Spectral fat suppression is more effective at 3.0T because the water resonant peak and the (main) fat resonant peak are more separated. Applying an RF saturation pulse with a transmit bandwidth covering the fat resonance peak only is more easily achieved. A similar argument may be made for water-only excitation. However, note that at large fields-of-view (FOV), conventional (STIR-type) fat suppression is more efficient, because a larger FOV contains a larger B0 inhomogeneity range, and so a spectrally-selective RF pulse doesn’t work so well.
In addition, slice-selective gradient reversal techniques (SSGR) become feasible for fat suppression in spin-echo based pulsed sequences.

Spectroscopy is more effective at 3.0T, due to the greater separation of spectra of different resonant species (choline, creatine, lactate etc), and because of higher SNR. Smaller voxel sizes are achievable, decreasing partial volume effects.

Magnetohydrodynamic effects increase
…but you can forget about them.

When a conductor moves within a magnetic field (B), an electric potential (V) is generated across the conductor. This effect occurs within moving tissue and within flowing blood, most notably in the aorta. The effect of the voltage produced across a vessel containing flowing blood is the magnetohydrodynamic effect.

At 3.0T the consequence of the magnetohydrodynamic effect is similar, but greater in magnitude, to the consequence at 1.5T; the electrocardiogram (ECG) trace becomes non-diagnostic because of an artificially elevated T-wave. However, the vectorcardiogram (VCG) adequately solves the problem of improper triggering from the elevated T-wave instead of the QRS peak, at both 1.5T and at 3.0T.

Even if the magnetic field strength were as high as 4.0T, the voltage generated by the magnetohydrodynamic effect would still be limited to below 40mV (approximate threshold for cardiac depolarisation). (Use, for example, vessel diameter d=1.6cm, average velocity v=42cm/s, in the equation V = dvBsinθ.) Theoretically, the magnetohydrodynamic effect could retard flowing blood, and produce a rise in blood pressure, but the flow reduction would be at most a few percent at field strengths as high as 5.0T.
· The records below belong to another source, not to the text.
static int model_pack_weights(aha_model* m) {
  const aha_model_desc& c = m->desc;
  struct Mat { const void* w; int N, K; };
  std::vector<Mat> mats;
  const int H = c.hidden_size, I = c.intermediate_size, nq = c.num_attention_heads * c.head_dim, nkv = c.num_key_value_heads * c.head_dim;
  for (int li = 0; li < c.num_hidden_layers; ++li) {
    LayerWeights& L = m->layers[li];
    const std::string p = "layers." + std::to_string(li) + ".";
    m->pk13.push_back({p + "self_attn.q_proj/k_proj/v_proj.weight", &L.p_wqkv, ""});
    mats.push_back({L.wqkv, nq + 2 * nkv, H});
    m->pk13.push_back({p + "self_attn.o_proj.weight", &L.p_wo, ""});
    mats.push_back({L.wo, H, nq});
    m->pk13.push_back({p + "mlp.gate_proj/up_proj.weight", &L.p_wgu, ""});
    mats.push_back({L.wgu, 2 * I, H});
    m->pk13.push_back({p + "mlp.down_proj.weight", &L.p_wdown, ""});
    mats.push_back({L.wdown, H, I});
  }
  m->pk13.push_back({c.tie_word_embeddings ? "embed_tokens.weight (tied lm_head)" : "lm_head.weight", &m->p_lm_head, ""});
  mats.push_back({m->lm_head, m->lm_rows, H});
  auto all = [&](const char* why) {
    for (Pk13Entry& e : m->pk13)
      if (e.status.empty()) e.status = why;
    return AHA_OK;
  };
  const char* env = getenv("AHA_WPACK");
  if (env && atoi(env) == 0) return all("off (AHA_WPACK=0)");
  if (m->tp_size > 1 || m->cp_size > 1) return all("sharded model");
  std::vector<size_t> cand;
  for (size_t i = 0; i < mats.size(); ++i) {
    if (!gemv_pk13_shape_ok(mats[i].N, mats[i].K)) m->pk13[i].status = "K is not a multiple of 4096 (or above 32768)";
    else if ((int64_t)mats[i].N * mats[i].K < ((int64_t)1 << 24)) m->pk13[i].status = "fewer than 2^24 elements";
    else cand.push_back(i);
  }
  if (cand.empty()) return AHA_OK;
  hipStream_t st = m->stream;
  std::vector<Pk13Stats> h(cand.size());
  {
    Pk13Stats* d = nullptr;
    if (hipMalloc((void**)&d, cand.size() * sizeof(Pk13Stats)) != hipSuccess) {
      (void)hipGetLastError();
      return all("not enough device memory");
    }
    hipError_t e = hipMemsetAsync(d, 0, cand.size() * sizeof(Pk13Stats), st);
    for (size_t k = 0; k < cand.size() && e == hipSuccess; ++k) launch_pk13_stats(mats[cand[k]].w, (int64_t)mats[cand[k]].N * mats[cand[k]].K, d + k, st);
    if (e == hipSuccess) e = hipGetLastError();
    if (e == hipSuccess) e = hipMemcpyAsync(h.data(), d, cand.size() * sizeof(Pk13Stats), hipMemcpyDeviceToHost, st);
    if (e == hipSuccess) e = hipStreamSynchronize(st);
    hipFree(d);
    AHA_HIP_CHECK(e);
  }
  std::vector<size_t> take;
  size_t bytes = 0;
  for (size_t k = 0; k < cand.size(); ++k) {
    if (h[k].bad) {
      m->pk13[cand[k]].status = std::to_string(h[k].bad) + " weights outside the window (Inf, NaN, or more than 30 binades below the matrix maximum)";
      continue;
    }
    m->pk13[cand[k]].slot->bh = pk13_base(h[k].max_e2);
    take.push_back(cand[k]);
    bytes += pk13_bytes(mats[cand[k]].N, mats[cand[k]].K);
  }
  size_t free_b = 0, total_b = 0;
  if (hipMemGetInfo(&free_b, &total_b) != hipSuccess) {
    (void)hipGetLastError();
    free_b = 0;
  }
  if (take.empty()) return AHA_OK;
  if ((double)free_b < 1.1 * (double)bytes) return all("not enough device memory");
  for (size_t i : take) {
    if (hipMalloc(&m->pk13[i].slot->p, pk13_bytes(mats[i].N, mats[i].K)) != hipSuccess) {
      (void)hipGetLastError();
      m->pk13[i].slot->p = nullptr;
      model_free_packed(m, "not enough device memory");
      return all("not enough device memory");
    }
    launch_pk13_pack(mats[i].w, mats[i].N, mats[i].K, m->pk13[i].slot->bh, m->pk13[i].slot->p, st);
    m->pk13[i].status = "packed";
  }
  hipError_t e = hipGetLastError();
  if (e == hipSuccess) e = hipStreamSynchronize(st);
  AHA_HIP_CHECK(e);
  return AHA_OK;
}

int model_quantize_weights(aha_model* m, int32_t format, uint32_t flags) {
  const aha_model_desc& c = m->desc;
  if (format != AHA_WQ_MXFP8_E4M3 && format != AHA_WQ_MXFP4_E2M1) {
    set_error("quantize_weights: unknown format " + std::to_string(format) + " (AHA_WQ_MXFP8_E4M3 = 1, AHA_WQ_MXFP4_E2M1 = 2)");
    return AHA_ERR_INVALID;
  }
  if (flags & ~(uint32_t)AHA_WQ_LM_HEAD) {
    set_error("quantize_weights: unknown flag bits " + std::to_string(flags & ~(uint32_t)AHA_WQ_LM_HEAD) + " (AHA_WQ_LM_HEAD = 1)");
    return AHA_ERR_INVALID;
  }
  if (m->engine) {
    set_error("quantize_weights: the model has an engine (aha_hip_engine_destroy first)");
    return AHA_ERR_STATE;
  }
  if (m->wq_format != AHA_WQ_NONE) {
    if (m->wq_format == format && m->wq_flags == flags) return AHA_OK;
    set_error("quantize_weights: the model is already quantised with format " + std::to_string(m->wq_format) + ", flags " +
              std::to_string(m->wq_flags));
    return AHA_ERR_STATE;
  }
  if (m->cache_len != 0) {
    set_error("quantize_weights: the cache holds " + std::to_string(m->cache_len) + " tokens (aha_hip_clear_cache first)");
    return AHA_ERR_STATE;
  }
  if (m->tp_size > 1 || m->cp_size > 1) {
    set_error("quantize_weights: tensor- and context-parallel models are not supported");
    return AHA_ERR_UNSUPPORTED;
  }
  if ((c.arch != AHA_ARCH_QWEN3 && c.arch != AHA_ARCH_QWEN3VL && c.arch != AHA_ARCH_QWEN3ASR) || c.head_dim != 128) {
    set_error("quantize_weights: Qwen3, Qwen3-VL and Qwen3-ASR with head_dim 128 only (the models of generate_batch)");
    return AHA_ERR_UNSUPPORTED;
  }
  struct Mat { std::string name; void* w; int N, K; WQuant* slot; };
  std::vector<Mat> mats;
  const int H = c.hidden_size, I = c.intermediate_size, nq = c.num_attention_heads * 128, nkv = c.num_key_value_heads * 128;
  for (int li = 0; li < c.num_hidden_layers; ++li) {
    LayerWeights& L = m->layers[li];
    const std::string p = "layers." + std::to_string(li) + ".";
    mats.push_back({p + "self_attn.q_proj/k_proj/v_proj.weight", L.wqkv, nq + 2 * nkv, H, &L.q_wqkv});
    mats.push_back({p + "self_attn.o_proj.weight", L.wo, H, nq, &L.q_wo});
    mats.push_back({p + "mlp.gate_proj/up_proj.weight", L.wgu, 2 * I, H, &L.q_wgu});
    mats.push_back({p + "mlp.down_proj.weight", L.wdown, H, I, &L.q_wdown});
  }
  if (flags & AHA_WQ_LM_HEAD)
    mats.push_back({c.tie_word_embeddings ? "embed_tokens.weight (tied lm_head)" : "lm_head.weight", m->lm_head, c.vocab_size, H, &m->q_lm_head});
  for (const Mat& t : mats)
    if (t.K % MX_BLOCK) {
      set_error("quantize_weights: " + t.name + " has K = " + std::to_string(t.K) + ", not a multiple of 32 (the MX block)");
      return AHA_ERR_UNSUPPORTED;
    }
  AHA_HIP_CHECK(hipSetDevice(m->ctx->device));
  hipStream_t st = m->stream;
  const bool fp4 = format == AHA_WQ_MXFP4_E2M1;
  {
    int* d_flag = nullptr;
    std::vector<int> h_flag(mats.size(), 0);
    AHA_HIP_CHECK(hipMalloc((void**)&d_flag, mats.size() * sizeof(int)));
    hipError_t e = hipMemsetAsync(d_flag, 0, mats.size() * sizeof(int), st);
    for (size_t i = 0; i < mats.size() && e == hipSuccess; ++i) {
      if (fp4) launch_mxfp4_check(mats[i].w, (int64_t)mats[i].N * mats[i].K, d_flag + i, st);
      else launch_mxfp8_check(mats[i].w, (int64_t)mats[i].N * mats[i].K, d_flag + i, st);
    }
    if (e == hipSuccess) e = hipGetLastError();
    if (e == hipSuccess) e = hipMemcpyAsync(h_flag.data(), d_flag, mats.size() * sizeof(int), hipMemcpyDeviceToHost, st);
    if (e == hipSuccess) e = hipStreamSynchronize(st);
    hipFree(d_flag);
    AHA_HIP_CHECK(e);
    for (size_t i = 0; i < mats.size(); ++i)
      if (h_flag[i]) {
        set_error("quantize_weights: " + mats[i].name + " holds a weight that is not finite (or is " +
                  (fp4 ? "above 1.5 * 2^127" : "1.9375 * 2^127 or more") + " in magnitude); no matrix was modified");
        return AHA_ERR_INVALID;
      }
  }
  std::vector<void*> got;
  std::vector<WQuant> wq(mats.size());
  for (size_t i = 0; i < mats.size(); ++i) {
    const size_t bytes[2] = {(size_t)mats[i].N * mats[i].K / (fp4 ? 2 : 1), mxfp8_scale_words(mats[i].N, mats[i].K) * 4};
    for (int k = 0; k < 2; ++k) {
      void* p = nullptr;
      const hipError_t e = hipMalloc(&p, bytes[k]);
      if (e != hipSuccess) {
        (void)hipGetLastError();
        for (void* q : got) hipFree(q);
        set_error("quantize_weights: hipMalloc of " + std::to_string(bytes[k]) + " bytes for the copy of " + mats[i].name + " failed: " +
                  hipGetErrorString(e) + "; the model is unchanged");
        return e == hipErrorOutOfMemory ? AHA_ERR_OOM : AHA_ERR_HIP;
      }
      got.push_back(p);
      if (k == 0) wq[i].q = p;
      else wq[i].scales = (uint32_t*)p;
    }
  }
  if (const hipError_t es = hipStreamSynchronize(st); es != hipSuccess) {
    for (void* q : got) hipFree(q);
    AHA_HIP_CHECK(es);
  }
  model_free_packed(m, "freed by quantize_weights");
  for (size_t i = 0; i < mats.size(); ++i) {
    if (fp4) launch_mxfp4_quantize(mats[i].w, mats[i].N, mats[i].K, wq[i].q, wq[i].scales, mats[i].w, st);
    else launch_mxfp8_quantize(mats[i].w, mats[i].N, mats[i].K, wq[i].q, wq[i].scales, mats[i].w, st);
  }
  hipError_t e = hipGetLastError();
  if (e == hipSuccess) e = hipStreamSynchronize(st);
  for (void* p : got) m->owned.push_back(p);
  AHA_HIP_CHECK(e);
  for (size_t i = 0; i < mats.size(); ++i) *mats[i].slot = wq[i];
  m->wq_format = format;
  m->wq_flags = flags;
  m->have_logits = false;
  return AHA_OK;
}
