template <class TO, int NPL_O>
__global__ void __launch_bounds__(256) __attribute__((amdgpu_waves_per_eu(3, 3))) earth_attention2_kernel(const f16* __restrict__ q, const f16* __restrict__ k,
                                                              const f16* __restrict__ vt, const f16* __restrict__ bias_cmp, TO* __restrict__ out,
                                                              long long out_plane, int ld_out, int nW, int heads) {
    typedef f16 T;
    __shared__ __attribute__((aligned(16))) f16 tabs[4 * BT_COPY];
    const int lane = threadIdx.x & 63, wave = threadIdx.x >> 6;
    const int th = blockIdx.x;
    const int head = th % heads, type = th / heads;
    const int l15 = lane & 15, g = lane >> 4;
    {
        const f16* src = bias_cmp + (long long)th * 3456;
        for (int i = threadIdx.x; i < 3456; i += 256) {
            const int r = i / 24, e = i - 24 * r;
            const f16 v = src[i];
            if (e < 23) {
#pragma unroll
                for (int c = 0; c < 4; ++c) tabs[c * BT_COPY + r * BT_ROW + e + c] = v;
            }
        }
    }
    int koff[9];
#pragma unroll
    for (int f = 0; f < 9; ++f) {
        const int k0 = f < 8 ? 32 * (f >> 1) + 8 * g + 4 * (f & 1) : 128 + 4 * g;
        const int zk = k0 / 72, hk = (k0 / 12) % 6, wk0 = k0 % 12;
        koff[f] = 2 * ((2 * zk * 36 + 6 * hk) * BT_ROW + wk0);
    }
    __syncthreads();
    const char* tb = reinterpret_cast<const char*>(tabs);

    for (int wi = wave; wi < nW; wi += 4) {
        const int win = type * nW + wi;
        const long long base = (long long)win * heads + head;
        const T* qp = q + base * (WIN_TOKENS * HEAD_DIM) + l15 * HEAD_DIM + g * 8;
        const T* kp = k + base * (WIN_TOKENS * HEAD_DIM) + g * 8;
        const T* vp = vt + base * (WIN_TOKENS * HEAD_DIM) + (8 * (l15 >> 2) + (l15 & 3)) * WIN_TOKENS;

        uint4 kf[9];
#pragma unroll
        for (int f = 0; f < 9; ++f) kf[f] = *reinterpret_cast<const uint4*>(kp + attn_key(f, l15) * HEAD_DIM);
        uint4 vf[2][5];
#pragma unroll
        for (int df = 0; df < 2; ++df)
#pragma unroll
            for (int kb = 0; kb < 5; ++kb) {
                const T* s = vp + df * 4 * WIN_TOKENS;
                if (kb < 4) vf[df][kb] = *reinterpret_cast<const uint4*>(s + kb * 32 + g * 8);
                else { const uint2 lo = *reinterpret_cast<const uint2*>(s + 128 + g * 4); vf[df][kb] = make_uint4(lo.x, lo.y, 0, 0); }
            }
        uint4 qn = *reinterpret_cast<const uint4*>(qp);
#pragma unroll 1
        for (int qf = 0; qf < 9; ++qf) {
            const uint4 qv = qn;
            if (qf < 8) qn = *reinterpret_cast<const uint4*>(qp + (qf + 1) * 16 * HEAD_DIM);
            const int qi = 16 * qf + l15;
            const int zq = qi >= 72 ? 1 : 0, hq = (qi - 72 * zq) / 12, wq = qi - 72 * zq - 12 * hq;
            const int c = (wq + 1) & 3;
            const char* bq = tb + 2 * (c * BT_COPY + (zq * 36 + hq) * BT_ROW + (11 - wq) + c);
            uint2 bias[9];
#pragma unroll
            for (int f = 0; f < 9; ++f) bias[f] = *reinterpret_cast<const uint2*>(bq + koff[f]);

            f32x4 s[9];
#pragma unroll
            for (int f = 0; f < 9; ++f) {
                typedef f16 h4 __attribute__((ext_vector_type(4)));
                const h4 b = __builtin_bit_cast(h4, bias[f]);
                s[f] = OpT<T>::mfma(as_v8<T>(kf[f]), as_v8<T>(qv), f32x4{(float)b[0], (float)b[1], (float)b[2], (float)b[3]});
            }
            f32x4 o[2], osum;
            attn_softmax_pv(s, vf, o, osum);
            const float inv = __builtin_amdgcn_rcpf(osum[0]);
            TO* orow = out + blk_off((long long)win * WIN_TOKENS + qf * 16 + l15, head * HEAD_DIM, ld_out) + g * 8;
            const float y[8] = {o[0][0] * inv, o[0][1] * inv, o[0][2] * inv, o[0][3] * inv, o[1][0] * inv, o[1][1] * inv, o[1][2] * inv, o[1][3] * inv};
            store8_planes<TO, NPL_O>(orow, out_plane, y);
        }
    }
}


template <int C_, int PL_>
struct QaShape {
    static constexpr int C = C_, PL = PL_, KS = C / 32, NWAVES = 8, THREADS = 64 * NWAVES;
    static constexpr int BLK_KIB = KS * 2 * PL;
    static constexpr int W_BYTES = 3 * BLK_KIB * 1024;
    static constexpr int TAB_BYTES = (4 * BT_COPY * 2 + 1023) / 1024 * 1024;
    static constexpr int RING_BYTES = 6 * 1024;
    static constexpr int SMEM = W_BYTES + TAB_BYTES + 1024 + NWAVES * RING_BYTES;
    static_assert(SMEM <= 160 * 1024, "LDS");
};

Dielectric effects (so-called) increase
…causing signal loss, unless you have a RF-transmit system with multiple fully-independent sources

Signal uniformity problems have been observed on conventional 3.0T MR systems, particularly in applications such as breast imaging, imaging of large patients of certain shapes, patients with ascites, and can be observed to a lesser extent in many other imaging applications. The “shading” artefact which is seen comes primarily from a standing wave effect in which travelling waves from multiple coils/elements interfere. These multiple elements are the rungs of the integrated (birdcage) body coil, which is normally used for RF transmission. As a result, a non-uniform B1 field exists in the body. This means the flip angle varies across the anatomy, and signal variations are the result. Dielectric resonance also plays a small part, in which a wave interferes with its reflection from a boundary, but high physiological electrical conductivity levels ensure the role of dielelectric resonance is minor (though it may be observed in phantoms).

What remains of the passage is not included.